(DATASET EXCERPTS Opens)

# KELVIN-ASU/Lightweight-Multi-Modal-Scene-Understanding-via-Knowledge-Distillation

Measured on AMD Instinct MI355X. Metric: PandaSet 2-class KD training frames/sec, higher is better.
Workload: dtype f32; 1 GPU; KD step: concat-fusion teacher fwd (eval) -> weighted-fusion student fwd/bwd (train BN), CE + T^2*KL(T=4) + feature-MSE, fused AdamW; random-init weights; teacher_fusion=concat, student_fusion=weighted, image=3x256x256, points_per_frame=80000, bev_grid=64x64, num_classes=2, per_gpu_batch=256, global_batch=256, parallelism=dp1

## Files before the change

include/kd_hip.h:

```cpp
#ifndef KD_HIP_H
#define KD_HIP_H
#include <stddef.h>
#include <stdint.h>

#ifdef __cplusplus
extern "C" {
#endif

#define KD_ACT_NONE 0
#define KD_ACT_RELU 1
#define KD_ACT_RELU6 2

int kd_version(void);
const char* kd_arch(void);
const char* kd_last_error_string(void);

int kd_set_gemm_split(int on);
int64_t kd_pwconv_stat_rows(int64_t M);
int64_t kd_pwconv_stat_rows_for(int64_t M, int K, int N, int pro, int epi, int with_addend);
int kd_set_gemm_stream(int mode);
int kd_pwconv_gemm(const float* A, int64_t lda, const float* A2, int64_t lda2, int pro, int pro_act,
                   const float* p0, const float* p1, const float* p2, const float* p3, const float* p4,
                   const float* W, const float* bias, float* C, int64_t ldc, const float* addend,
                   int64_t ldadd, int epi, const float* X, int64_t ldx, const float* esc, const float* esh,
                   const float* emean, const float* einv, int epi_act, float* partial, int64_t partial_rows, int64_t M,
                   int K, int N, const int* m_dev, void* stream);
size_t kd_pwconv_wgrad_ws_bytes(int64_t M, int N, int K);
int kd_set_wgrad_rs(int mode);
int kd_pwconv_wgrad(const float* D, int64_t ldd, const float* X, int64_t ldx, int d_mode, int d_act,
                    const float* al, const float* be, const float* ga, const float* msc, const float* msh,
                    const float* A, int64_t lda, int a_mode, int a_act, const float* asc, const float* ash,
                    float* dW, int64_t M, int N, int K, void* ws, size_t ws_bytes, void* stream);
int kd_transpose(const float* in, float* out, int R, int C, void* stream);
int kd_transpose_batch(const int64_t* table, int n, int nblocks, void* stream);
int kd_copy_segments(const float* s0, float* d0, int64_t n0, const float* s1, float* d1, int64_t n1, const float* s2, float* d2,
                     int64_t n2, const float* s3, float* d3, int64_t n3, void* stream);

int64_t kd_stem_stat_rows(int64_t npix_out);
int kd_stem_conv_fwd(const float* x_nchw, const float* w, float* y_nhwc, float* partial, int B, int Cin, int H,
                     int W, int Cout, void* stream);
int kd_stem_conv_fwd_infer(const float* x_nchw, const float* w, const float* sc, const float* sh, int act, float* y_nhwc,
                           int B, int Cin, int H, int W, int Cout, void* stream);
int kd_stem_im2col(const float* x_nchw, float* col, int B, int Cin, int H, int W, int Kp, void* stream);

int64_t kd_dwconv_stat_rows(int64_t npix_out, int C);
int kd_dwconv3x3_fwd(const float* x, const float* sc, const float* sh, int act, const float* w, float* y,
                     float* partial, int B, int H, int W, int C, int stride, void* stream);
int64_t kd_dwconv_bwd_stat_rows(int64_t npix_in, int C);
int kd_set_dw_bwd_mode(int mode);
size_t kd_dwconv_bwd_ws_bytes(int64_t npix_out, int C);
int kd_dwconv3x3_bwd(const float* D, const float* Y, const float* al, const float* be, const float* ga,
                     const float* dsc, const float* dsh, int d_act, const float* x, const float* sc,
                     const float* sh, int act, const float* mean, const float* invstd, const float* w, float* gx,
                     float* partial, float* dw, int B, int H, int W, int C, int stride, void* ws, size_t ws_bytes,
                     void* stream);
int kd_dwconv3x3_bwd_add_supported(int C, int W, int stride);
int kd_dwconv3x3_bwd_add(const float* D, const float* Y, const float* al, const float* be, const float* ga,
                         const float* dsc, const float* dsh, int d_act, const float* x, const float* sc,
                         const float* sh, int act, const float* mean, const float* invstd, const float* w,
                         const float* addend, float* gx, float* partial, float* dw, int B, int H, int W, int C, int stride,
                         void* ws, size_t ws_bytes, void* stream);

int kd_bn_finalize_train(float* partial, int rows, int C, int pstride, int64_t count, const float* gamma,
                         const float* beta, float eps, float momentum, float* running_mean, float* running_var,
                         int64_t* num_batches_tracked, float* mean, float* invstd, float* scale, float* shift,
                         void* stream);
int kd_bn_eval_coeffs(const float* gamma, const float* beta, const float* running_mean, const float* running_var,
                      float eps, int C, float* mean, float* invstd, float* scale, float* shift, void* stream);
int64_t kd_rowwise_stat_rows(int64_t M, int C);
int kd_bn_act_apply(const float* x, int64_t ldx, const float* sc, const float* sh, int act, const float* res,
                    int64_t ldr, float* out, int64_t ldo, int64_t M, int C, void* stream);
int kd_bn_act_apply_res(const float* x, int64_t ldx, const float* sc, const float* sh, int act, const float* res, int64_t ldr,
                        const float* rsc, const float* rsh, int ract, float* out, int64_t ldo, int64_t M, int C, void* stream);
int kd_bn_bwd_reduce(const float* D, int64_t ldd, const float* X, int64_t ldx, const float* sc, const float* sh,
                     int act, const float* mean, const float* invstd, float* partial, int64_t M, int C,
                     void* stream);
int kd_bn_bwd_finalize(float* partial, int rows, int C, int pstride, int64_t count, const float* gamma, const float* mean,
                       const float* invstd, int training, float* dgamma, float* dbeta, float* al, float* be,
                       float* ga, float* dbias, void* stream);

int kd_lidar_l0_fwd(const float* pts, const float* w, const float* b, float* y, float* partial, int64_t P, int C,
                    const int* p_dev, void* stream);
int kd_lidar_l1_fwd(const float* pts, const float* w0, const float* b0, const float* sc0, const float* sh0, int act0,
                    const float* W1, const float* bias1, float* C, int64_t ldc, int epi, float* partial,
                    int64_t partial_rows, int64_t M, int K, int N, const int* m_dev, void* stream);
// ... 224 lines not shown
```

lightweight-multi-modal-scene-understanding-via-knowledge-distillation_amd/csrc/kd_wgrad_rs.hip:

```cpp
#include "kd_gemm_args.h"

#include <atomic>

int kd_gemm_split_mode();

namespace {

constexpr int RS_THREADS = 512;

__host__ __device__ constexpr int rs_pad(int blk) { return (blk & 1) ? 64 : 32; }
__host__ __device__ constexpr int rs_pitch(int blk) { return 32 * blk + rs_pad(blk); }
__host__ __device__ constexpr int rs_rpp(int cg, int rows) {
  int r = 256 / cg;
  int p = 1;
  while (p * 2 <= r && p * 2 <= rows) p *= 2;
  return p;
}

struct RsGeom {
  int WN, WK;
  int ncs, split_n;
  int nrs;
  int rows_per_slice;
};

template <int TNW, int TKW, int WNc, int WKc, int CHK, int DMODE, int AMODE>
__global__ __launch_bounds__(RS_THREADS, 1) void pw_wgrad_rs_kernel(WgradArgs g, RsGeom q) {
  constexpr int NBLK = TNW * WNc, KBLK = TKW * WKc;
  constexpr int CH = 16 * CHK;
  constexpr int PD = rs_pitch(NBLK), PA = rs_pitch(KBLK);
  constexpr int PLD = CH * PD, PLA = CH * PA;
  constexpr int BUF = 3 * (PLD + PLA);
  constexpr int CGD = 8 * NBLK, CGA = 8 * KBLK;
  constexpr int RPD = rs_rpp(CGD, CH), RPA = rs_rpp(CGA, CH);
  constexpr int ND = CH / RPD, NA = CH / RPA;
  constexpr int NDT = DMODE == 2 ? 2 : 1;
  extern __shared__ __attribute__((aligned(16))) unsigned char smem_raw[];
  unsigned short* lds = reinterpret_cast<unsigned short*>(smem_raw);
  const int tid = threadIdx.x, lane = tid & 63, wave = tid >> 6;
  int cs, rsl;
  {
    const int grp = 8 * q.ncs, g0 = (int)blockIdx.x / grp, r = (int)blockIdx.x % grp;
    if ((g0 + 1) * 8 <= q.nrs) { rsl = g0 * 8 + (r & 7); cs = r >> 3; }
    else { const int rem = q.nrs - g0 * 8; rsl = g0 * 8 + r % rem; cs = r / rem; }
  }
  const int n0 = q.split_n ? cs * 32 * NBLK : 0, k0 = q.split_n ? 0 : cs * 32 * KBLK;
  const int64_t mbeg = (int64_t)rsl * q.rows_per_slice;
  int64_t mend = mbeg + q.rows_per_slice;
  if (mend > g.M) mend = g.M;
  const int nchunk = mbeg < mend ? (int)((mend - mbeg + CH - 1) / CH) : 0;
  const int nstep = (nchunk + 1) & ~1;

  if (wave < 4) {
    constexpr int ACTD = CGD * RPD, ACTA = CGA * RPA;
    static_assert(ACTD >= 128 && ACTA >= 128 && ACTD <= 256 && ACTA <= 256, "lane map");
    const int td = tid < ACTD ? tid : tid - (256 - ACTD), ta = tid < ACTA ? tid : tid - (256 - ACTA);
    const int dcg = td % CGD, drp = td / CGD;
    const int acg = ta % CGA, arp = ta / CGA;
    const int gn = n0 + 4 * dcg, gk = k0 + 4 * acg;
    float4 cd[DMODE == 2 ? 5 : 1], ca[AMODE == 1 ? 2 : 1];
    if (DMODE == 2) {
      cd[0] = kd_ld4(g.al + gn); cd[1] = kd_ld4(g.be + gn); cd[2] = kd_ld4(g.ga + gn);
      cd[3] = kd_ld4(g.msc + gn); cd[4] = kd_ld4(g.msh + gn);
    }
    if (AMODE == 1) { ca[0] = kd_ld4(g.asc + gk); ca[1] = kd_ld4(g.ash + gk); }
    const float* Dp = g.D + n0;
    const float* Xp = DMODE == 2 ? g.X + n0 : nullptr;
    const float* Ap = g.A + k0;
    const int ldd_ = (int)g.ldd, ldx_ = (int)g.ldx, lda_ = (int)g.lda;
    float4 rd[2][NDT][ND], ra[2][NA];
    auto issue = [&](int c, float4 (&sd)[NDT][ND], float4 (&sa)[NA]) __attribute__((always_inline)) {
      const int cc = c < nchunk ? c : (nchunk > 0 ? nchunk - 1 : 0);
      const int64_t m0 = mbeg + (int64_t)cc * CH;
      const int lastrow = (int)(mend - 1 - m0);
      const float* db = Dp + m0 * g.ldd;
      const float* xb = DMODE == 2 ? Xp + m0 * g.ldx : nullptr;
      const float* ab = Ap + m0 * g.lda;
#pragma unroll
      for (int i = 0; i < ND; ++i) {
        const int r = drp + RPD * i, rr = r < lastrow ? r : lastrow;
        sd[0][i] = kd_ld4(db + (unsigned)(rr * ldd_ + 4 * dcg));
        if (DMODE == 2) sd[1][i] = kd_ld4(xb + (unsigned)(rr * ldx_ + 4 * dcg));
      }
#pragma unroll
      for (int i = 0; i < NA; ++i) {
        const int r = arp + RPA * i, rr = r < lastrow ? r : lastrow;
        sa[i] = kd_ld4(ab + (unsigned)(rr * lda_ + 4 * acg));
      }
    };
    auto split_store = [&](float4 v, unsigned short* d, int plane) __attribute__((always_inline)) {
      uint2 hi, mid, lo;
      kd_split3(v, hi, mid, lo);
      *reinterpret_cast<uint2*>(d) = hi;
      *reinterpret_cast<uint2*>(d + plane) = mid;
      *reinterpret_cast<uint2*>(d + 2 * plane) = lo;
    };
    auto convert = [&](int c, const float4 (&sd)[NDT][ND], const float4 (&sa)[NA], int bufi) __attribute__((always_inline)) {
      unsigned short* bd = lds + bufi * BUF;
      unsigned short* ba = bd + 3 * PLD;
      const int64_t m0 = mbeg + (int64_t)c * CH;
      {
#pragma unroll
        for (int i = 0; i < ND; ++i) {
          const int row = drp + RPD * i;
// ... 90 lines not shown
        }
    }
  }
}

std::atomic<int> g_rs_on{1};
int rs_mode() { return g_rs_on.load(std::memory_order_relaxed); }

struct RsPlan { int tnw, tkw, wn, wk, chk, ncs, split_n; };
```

(DATASET EXCERPTS Closes)

— TASK OBJECTIVE —
Which lines above contain the word "include"? Copy each one.

— COMPLETED EXERCISE —
include/kd_hip.h:
#include <stddef.h>
#include <stdint.h>
#include "kd_gemm_args.h"
#include <atomic>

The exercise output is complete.